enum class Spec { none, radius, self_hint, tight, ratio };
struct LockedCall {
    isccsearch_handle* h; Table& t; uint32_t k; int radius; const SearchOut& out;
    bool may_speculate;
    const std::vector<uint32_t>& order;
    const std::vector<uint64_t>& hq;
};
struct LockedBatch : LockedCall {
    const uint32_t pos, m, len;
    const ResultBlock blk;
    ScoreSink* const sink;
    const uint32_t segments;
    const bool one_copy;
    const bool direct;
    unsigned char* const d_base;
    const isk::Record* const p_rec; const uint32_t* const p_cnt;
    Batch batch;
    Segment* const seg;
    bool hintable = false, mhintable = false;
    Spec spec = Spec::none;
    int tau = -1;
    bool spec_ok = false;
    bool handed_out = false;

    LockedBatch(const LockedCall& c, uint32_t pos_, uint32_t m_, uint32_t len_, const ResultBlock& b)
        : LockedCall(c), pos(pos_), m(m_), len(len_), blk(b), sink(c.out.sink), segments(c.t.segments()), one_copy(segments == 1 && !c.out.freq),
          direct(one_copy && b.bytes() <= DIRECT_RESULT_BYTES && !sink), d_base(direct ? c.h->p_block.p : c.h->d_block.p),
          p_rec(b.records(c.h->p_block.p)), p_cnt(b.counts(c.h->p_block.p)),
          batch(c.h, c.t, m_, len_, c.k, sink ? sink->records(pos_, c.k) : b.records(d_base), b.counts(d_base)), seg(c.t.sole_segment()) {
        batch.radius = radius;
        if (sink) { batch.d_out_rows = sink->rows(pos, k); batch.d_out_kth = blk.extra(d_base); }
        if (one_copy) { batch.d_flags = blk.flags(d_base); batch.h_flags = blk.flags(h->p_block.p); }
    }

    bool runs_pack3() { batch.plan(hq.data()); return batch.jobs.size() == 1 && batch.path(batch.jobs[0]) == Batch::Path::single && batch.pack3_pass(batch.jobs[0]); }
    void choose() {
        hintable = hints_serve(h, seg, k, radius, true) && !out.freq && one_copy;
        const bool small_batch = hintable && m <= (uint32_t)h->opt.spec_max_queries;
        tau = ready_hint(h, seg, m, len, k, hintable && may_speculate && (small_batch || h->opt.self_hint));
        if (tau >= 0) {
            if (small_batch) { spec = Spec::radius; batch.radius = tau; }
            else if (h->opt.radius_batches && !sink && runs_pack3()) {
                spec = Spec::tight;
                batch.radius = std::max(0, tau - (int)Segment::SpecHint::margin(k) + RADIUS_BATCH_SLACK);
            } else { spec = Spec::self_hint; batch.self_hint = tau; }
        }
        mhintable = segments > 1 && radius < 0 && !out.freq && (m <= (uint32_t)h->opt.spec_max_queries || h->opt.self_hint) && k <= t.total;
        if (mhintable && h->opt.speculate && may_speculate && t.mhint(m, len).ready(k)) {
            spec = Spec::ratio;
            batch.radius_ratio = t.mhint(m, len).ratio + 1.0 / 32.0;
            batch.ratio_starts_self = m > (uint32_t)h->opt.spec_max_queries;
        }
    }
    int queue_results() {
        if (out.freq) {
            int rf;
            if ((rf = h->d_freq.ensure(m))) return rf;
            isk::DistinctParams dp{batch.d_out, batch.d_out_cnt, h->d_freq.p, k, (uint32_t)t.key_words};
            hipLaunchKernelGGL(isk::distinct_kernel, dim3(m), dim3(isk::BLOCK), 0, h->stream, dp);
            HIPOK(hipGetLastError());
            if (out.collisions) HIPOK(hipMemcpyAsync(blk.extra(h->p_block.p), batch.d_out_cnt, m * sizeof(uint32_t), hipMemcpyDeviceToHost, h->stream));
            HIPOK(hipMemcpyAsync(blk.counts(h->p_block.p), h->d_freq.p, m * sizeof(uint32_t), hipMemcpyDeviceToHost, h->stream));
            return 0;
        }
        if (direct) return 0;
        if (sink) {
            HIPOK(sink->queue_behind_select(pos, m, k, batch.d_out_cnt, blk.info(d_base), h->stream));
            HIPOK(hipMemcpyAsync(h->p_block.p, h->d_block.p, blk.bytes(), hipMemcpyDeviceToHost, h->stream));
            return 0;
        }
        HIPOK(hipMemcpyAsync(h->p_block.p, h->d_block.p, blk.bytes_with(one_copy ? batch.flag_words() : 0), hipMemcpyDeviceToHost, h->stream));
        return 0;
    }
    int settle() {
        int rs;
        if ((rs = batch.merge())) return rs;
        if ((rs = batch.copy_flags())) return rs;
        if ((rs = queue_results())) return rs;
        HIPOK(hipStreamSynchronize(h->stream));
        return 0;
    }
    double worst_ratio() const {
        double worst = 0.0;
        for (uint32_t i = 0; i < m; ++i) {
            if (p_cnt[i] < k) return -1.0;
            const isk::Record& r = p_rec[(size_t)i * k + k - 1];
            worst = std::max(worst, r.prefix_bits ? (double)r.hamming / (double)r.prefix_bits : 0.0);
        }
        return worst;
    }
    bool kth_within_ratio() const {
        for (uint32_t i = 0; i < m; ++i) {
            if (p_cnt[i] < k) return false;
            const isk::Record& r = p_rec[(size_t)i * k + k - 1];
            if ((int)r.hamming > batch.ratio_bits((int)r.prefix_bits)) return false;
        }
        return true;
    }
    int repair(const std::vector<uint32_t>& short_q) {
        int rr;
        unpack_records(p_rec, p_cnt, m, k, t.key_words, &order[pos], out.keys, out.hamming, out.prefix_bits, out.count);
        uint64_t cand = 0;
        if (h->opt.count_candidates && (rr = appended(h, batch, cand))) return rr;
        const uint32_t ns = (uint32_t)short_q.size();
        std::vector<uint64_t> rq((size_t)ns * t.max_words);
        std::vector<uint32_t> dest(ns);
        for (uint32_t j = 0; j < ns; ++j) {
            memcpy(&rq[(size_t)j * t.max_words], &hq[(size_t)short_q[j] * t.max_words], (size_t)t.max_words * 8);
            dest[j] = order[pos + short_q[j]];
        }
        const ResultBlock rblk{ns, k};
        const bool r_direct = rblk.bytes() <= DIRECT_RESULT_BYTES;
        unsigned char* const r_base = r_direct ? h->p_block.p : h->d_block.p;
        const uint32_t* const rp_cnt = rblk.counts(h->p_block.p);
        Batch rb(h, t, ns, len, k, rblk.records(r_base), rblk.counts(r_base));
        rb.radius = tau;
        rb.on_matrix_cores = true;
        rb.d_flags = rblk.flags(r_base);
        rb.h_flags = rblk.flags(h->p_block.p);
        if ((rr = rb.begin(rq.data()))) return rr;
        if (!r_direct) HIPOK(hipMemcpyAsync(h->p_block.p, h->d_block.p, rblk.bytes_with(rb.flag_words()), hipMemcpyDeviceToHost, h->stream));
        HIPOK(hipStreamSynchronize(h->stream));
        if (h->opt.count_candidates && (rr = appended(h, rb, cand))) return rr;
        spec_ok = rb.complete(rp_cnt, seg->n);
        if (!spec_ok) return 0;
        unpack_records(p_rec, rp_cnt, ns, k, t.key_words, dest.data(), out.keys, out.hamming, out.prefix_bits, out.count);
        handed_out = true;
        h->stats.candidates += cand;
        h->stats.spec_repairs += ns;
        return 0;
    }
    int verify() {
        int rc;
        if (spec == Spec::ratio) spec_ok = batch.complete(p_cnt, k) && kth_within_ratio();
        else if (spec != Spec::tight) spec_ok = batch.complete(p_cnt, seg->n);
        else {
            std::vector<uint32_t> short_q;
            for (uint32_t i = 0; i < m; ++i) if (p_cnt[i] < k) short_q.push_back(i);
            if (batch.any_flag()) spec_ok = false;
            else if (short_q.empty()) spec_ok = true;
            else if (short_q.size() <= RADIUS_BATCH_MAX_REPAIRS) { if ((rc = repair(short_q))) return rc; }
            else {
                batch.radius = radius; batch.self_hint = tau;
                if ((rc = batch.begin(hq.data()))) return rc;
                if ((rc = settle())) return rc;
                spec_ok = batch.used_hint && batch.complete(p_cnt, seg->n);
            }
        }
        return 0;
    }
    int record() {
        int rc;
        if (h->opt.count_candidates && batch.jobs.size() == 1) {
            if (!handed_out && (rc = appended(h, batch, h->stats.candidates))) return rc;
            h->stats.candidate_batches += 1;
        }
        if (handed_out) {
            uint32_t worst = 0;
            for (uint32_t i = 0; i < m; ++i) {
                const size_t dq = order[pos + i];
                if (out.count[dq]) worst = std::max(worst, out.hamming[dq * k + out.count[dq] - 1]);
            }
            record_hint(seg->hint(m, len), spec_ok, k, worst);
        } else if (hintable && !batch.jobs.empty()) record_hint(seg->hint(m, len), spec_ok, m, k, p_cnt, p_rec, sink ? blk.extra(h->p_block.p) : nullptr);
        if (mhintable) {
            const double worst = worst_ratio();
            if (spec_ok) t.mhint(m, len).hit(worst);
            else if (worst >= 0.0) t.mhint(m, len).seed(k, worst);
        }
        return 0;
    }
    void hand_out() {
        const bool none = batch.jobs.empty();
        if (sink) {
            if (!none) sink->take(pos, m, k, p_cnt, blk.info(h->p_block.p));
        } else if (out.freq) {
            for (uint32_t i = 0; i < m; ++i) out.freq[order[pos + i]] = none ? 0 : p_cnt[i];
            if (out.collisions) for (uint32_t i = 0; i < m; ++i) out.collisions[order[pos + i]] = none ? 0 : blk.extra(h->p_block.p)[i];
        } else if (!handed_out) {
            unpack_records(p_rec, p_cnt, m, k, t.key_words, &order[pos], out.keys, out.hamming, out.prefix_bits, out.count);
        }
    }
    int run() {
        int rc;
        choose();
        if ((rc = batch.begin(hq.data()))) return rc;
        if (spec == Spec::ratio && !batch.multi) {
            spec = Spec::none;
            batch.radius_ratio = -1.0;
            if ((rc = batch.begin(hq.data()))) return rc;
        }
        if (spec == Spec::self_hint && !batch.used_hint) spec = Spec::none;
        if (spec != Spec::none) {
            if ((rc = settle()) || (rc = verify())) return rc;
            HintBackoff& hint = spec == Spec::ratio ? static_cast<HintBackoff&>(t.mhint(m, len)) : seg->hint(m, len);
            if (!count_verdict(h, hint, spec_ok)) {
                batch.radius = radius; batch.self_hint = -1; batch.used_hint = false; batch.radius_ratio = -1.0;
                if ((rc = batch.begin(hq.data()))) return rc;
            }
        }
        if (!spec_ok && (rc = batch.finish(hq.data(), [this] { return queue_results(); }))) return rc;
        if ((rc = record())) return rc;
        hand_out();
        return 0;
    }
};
◆ ◆ ◆ ◆
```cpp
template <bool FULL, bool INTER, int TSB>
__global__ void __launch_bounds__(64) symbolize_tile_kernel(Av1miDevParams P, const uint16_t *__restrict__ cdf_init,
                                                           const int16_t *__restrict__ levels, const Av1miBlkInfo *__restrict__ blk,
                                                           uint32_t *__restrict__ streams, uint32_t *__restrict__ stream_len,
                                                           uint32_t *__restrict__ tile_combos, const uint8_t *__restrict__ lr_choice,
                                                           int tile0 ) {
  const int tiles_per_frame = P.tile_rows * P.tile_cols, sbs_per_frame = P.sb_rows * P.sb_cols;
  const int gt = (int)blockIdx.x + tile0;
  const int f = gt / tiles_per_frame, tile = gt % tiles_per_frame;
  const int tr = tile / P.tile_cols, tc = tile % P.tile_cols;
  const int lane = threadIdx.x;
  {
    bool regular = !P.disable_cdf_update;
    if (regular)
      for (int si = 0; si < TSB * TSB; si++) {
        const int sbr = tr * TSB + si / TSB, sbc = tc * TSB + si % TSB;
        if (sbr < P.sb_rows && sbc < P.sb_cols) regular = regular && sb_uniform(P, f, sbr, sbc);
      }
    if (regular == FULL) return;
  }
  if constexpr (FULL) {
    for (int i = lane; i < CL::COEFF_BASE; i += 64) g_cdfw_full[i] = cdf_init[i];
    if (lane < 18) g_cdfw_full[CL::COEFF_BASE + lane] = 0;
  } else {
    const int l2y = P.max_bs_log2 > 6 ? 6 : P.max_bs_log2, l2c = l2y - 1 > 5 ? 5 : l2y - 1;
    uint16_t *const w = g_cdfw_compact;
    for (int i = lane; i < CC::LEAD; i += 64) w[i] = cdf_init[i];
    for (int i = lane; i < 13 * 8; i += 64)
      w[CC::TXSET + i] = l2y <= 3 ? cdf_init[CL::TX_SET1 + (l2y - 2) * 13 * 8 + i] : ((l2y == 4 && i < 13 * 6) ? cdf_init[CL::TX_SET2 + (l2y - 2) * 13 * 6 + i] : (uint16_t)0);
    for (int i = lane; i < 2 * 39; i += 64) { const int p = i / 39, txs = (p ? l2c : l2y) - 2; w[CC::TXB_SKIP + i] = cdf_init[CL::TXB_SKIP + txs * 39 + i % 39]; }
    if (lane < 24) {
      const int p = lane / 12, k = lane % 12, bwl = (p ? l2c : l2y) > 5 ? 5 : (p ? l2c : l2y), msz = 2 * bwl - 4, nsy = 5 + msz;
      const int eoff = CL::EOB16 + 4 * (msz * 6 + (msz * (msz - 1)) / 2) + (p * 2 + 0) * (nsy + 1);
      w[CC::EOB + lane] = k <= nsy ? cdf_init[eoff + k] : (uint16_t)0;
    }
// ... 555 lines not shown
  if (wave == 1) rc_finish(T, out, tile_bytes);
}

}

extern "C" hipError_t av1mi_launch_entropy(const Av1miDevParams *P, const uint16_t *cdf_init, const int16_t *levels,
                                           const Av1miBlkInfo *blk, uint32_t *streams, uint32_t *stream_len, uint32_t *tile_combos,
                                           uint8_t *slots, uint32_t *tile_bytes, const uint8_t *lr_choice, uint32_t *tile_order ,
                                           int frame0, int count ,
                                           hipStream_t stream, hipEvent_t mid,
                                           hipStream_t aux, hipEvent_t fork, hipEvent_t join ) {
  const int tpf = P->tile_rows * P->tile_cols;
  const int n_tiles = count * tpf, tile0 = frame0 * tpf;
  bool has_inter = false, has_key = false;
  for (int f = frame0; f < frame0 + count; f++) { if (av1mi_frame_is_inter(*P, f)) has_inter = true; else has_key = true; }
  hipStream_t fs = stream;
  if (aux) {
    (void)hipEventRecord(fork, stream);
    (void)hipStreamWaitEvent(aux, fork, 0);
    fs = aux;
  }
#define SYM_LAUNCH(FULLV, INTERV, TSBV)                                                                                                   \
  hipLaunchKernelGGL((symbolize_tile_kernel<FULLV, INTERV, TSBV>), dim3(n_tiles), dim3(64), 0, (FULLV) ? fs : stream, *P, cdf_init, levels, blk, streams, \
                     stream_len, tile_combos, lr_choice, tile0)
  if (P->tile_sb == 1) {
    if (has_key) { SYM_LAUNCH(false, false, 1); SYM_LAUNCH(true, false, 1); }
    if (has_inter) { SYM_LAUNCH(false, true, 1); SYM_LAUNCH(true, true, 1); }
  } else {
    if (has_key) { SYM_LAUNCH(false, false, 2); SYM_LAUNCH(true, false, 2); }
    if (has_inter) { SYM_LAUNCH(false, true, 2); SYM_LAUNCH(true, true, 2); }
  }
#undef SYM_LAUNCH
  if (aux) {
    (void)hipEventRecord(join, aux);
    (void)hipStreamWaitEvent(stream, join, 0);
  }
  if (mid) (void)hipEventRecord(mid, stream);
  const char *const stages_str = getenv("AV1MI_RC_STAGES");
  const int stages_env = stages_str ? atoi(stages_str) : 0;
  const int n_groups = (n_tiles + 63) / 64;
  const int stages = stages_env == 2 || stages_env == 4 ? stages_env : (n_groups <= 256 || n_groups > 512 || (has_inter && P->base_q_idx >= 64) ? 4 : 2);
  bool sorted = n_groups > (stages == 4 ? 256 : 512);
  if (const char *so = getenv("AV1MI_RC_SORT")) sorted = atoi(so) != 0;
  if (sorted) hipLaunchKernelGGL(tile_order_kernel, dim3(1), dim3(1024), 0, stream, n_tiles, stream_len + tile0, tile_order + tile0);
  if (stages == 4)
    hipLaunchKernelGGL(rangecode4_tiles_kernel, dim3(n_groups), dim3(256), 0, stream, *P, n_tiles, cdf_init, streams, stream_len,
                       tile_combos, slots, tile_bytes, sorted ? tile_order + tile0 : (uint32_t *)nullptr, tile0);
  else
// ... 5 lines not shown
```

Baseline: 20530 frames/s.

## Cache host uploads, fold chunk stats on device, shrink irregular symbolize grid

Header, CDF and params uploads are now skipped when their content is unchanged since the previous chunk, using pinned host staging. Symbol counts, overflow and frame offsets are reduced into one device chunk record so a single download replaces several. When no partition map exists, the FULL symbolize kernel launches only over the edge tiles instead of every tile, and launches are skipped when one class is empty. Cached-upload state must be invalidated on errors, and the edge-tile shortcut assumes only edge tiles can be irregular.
◆ ◆ ◆ ◆
*Task:*
Using the data above, repeat exactly the lines that begin at the line with "enum class Spec" and end at the line with "struct LockedBatch : LockedCall", both ends included.

*Exercise answer:*
enum class Spec { none, radius, self_hint, tight, ratio };
struct LockedCall {
    isccsearch_handle* h; Table& t; uint32_t k; int radius; const SearchOut& out;
    bool may_speculate;
    const std::vector<uint32_t>& order;
    const std::vector<uint64_t>& hq;
};
struct LockedBatch : LockedCall {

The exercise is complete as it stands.